**Problem statement**
In the listing below, how many lines contain the word "segs"? Answer with the number alone.

### Extracted material ###

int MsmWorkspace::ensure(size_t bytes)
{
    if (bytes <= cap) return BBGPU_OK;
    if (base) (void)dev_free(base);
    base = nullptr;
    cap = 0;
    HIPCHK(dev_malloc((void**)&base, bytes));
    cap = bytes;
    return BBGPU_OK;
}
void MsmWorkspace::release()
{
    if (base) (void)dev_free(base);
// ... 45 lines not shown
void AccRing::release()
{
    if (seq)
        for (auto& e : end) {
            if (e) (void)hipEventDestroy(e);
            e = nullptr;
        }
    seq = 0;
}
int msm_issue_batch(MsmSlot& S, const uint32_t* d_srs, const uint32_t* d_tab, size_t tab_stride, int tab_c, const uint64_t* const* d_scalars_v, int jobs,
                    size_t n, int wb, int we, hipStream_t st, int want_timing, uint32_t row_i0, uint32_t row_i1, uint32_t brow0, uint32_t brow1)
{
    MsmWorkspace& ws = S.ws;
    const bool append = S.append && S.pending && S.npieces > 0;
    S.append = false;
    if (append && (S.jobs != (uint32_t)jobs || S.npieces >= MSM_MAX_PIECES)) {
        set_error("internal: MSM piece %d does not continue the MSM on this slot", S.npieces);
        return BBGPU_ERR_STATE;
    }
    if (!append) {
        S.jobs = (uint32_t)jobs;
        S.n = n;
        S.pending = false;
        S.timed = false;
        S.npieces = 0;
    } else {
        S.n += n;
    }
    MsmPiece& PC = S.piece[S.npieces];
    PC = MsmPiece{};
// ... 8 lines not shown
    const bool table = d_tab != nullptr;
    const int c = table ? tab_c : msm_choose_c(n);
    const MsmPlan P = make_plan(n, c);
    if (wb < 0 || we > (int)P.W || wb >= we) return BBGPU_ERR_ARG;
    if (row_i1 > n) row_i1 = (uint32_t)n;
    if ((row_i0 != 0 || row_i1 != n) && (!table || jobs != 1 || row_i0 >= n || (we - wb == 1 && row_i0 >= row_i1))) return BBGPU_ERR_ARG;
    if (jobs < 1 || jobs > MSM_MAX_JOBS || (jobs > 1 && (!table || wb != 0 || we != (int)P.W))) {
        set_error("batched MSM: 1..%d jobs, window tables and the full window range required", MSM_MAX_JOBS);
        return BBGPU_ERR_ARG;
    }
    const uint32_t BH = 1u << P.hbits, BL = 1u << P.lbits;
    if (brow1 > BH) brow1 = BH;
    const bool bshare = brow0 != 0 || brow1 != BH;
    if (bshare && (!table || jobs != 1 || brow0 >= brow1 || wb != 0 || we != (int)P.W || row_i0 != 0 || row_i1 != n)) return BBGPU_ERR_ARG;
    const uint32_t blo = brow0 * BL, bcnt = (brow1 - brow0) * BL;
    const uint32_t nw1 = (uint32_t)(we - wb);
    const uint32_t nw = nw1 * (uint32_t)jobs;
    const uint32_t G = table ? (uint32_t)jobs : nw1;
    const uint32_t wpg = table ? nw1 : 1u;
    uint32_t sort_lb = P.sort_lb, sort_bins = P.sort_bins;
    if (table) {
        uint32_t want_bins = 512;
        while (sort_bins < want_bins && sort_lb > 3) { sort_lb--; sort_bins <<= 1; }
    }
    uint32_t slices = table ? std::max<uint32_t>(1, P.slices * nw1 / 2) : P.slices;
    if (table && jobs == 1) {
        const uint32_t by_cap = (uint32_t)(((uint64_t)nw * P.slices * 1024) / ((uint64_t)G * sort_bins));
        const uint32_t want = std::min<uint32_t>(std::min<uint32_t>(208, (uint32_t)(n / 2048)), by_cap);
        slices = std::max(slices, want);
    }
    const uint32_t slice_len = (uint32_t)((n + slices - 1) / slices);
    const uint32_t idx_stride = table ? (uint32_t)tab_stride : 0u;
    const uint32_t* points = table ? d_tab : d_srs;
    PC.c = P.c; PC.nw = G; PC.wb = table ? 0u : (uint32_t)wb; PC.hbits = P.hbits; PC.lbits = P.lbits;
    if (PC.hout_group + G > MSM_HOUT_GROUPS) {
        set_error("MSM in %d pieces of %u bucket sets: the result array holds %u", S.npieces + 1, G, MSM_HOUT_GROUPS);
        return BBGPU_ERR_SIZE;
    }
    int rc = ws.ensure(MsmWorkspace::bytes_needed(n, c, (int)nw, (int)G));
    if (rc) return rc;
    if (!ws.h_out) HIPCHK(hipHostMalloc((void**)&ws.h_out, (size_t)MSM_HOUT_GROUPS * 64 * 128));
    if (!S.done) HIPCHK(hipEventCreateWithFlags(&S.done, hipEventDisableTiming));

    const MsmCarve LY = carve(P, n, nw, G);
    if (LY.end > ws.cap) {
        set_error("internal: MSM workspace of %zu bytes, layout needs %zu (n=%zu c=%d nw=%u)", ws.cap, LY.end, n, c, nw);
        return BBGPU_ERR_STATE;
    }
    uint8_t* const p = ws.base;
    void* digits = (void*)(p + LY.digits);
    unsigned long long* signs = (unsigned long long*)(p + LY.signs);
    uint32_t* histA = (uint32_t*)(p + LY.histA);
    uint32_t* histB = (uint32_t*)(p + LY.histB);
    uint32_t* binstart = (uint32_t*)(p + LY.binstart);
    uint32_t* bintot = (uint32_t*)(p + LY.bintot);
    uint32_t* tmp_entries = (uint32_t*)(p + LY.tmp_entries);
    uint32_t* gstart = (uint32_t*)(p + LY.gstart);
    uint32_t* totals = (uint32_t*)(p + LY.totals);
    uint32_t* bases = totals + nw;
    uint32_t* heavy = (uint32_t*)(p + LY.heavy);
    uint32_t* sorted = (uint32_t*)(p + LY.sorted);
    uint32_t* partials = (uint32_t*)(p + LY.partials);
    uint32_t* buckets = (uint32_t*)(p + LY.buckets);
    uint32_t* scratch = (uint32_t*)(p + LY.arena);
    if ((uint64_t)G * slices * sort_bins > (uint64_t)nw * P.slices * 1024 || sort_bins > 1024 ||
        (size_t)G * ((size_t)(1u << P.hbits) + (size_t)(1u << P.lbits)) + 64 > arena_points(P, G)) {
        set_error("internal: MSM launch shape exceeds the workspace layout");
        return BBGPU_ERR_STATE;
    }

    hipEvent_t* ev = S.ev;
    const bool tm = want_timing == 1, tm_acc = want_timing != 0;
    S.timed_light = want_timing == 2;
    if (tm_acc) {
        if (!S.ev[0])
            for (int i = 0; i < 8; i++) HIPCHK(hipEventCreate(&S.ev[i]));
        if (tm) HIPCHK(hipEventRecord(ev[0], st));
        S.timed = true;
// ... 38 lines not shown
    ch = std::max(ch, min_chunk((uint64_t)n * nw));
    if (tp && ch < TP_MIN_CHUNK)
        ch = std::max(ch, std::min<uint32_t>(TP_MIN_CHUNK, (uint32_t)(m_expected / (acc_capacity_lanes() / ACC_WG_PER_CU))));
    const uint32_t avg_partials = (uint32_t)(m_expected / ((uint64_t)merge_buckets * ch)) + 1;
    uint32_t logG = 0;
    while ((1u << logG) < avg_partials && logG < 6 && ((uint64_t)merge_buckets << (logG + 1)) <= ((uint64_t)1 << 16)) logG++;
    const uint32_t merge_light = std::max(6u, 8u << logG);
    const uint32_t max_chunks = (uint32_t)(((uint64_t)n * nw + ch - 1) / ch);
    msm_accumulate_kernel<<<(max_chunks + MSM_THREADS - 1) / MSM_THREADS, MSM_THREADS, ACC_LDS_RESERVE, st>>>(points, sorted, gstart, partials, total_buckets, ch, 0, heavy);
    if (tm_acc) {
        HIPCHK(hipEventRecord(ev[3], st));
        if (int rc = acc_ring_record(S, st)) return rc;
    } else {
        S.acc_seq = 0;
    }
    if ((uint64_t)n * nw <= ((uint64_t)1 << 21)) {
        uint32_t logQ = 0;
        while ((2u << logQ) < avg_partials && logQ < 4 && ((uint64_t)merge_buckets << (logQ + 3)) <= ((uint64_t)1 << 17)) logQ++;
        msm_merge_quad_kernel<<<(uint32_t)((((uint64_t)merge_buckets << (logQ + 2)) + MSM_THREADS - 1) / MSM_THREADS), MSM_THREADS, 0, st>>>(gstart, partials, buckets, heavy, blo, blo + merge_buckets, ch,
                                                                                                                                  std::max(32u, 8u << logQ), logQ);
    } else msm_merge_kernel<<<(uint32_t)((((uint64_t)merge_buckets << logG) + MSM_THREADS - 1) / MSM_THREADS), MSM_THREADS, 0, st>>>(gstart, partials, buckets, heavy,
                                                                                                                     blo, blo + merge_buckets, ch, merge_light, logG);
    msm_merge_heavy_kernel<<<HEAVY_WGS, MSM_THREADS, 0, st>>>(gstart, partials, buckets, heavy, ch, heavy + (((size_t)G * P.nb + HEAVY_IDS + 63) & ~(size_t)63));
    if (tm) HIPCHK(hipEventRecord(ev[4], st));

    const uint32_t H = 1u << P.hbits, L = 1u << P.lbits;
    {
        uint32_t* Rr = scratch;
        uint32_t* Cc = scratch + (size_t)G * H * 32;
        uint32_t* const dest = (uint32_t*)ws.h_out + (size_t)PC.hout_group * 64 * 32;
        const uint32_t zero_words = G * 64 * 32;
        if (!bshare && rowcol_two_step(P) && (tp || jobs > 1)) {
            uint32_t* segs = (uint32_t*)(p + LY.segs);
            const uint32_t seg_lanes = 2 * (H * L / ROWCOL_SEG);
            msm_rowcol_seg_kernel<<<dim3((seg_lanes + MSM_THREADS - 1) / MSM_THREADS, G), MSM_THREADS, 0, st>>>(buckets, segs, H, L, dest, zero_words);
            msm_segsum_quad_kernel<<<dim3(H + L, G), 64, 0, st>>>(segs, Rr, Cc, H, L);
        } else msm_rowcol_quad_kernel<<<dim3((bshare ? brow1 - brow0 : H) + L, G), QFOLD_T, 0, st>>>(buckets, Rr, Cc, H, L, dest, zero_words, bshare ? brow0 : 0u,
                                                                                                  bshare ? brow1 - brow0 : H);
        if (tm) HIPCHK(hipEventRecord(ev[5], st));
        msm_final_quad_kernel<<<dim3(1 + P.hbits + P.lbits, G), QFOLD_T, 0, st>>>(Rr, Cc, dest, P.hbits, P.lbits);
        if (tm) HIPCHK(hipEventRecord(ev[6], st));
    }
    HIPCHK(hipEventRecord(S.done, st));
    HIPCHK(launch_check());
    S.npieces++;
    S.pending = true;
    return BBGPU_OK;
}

###

**Response box**
3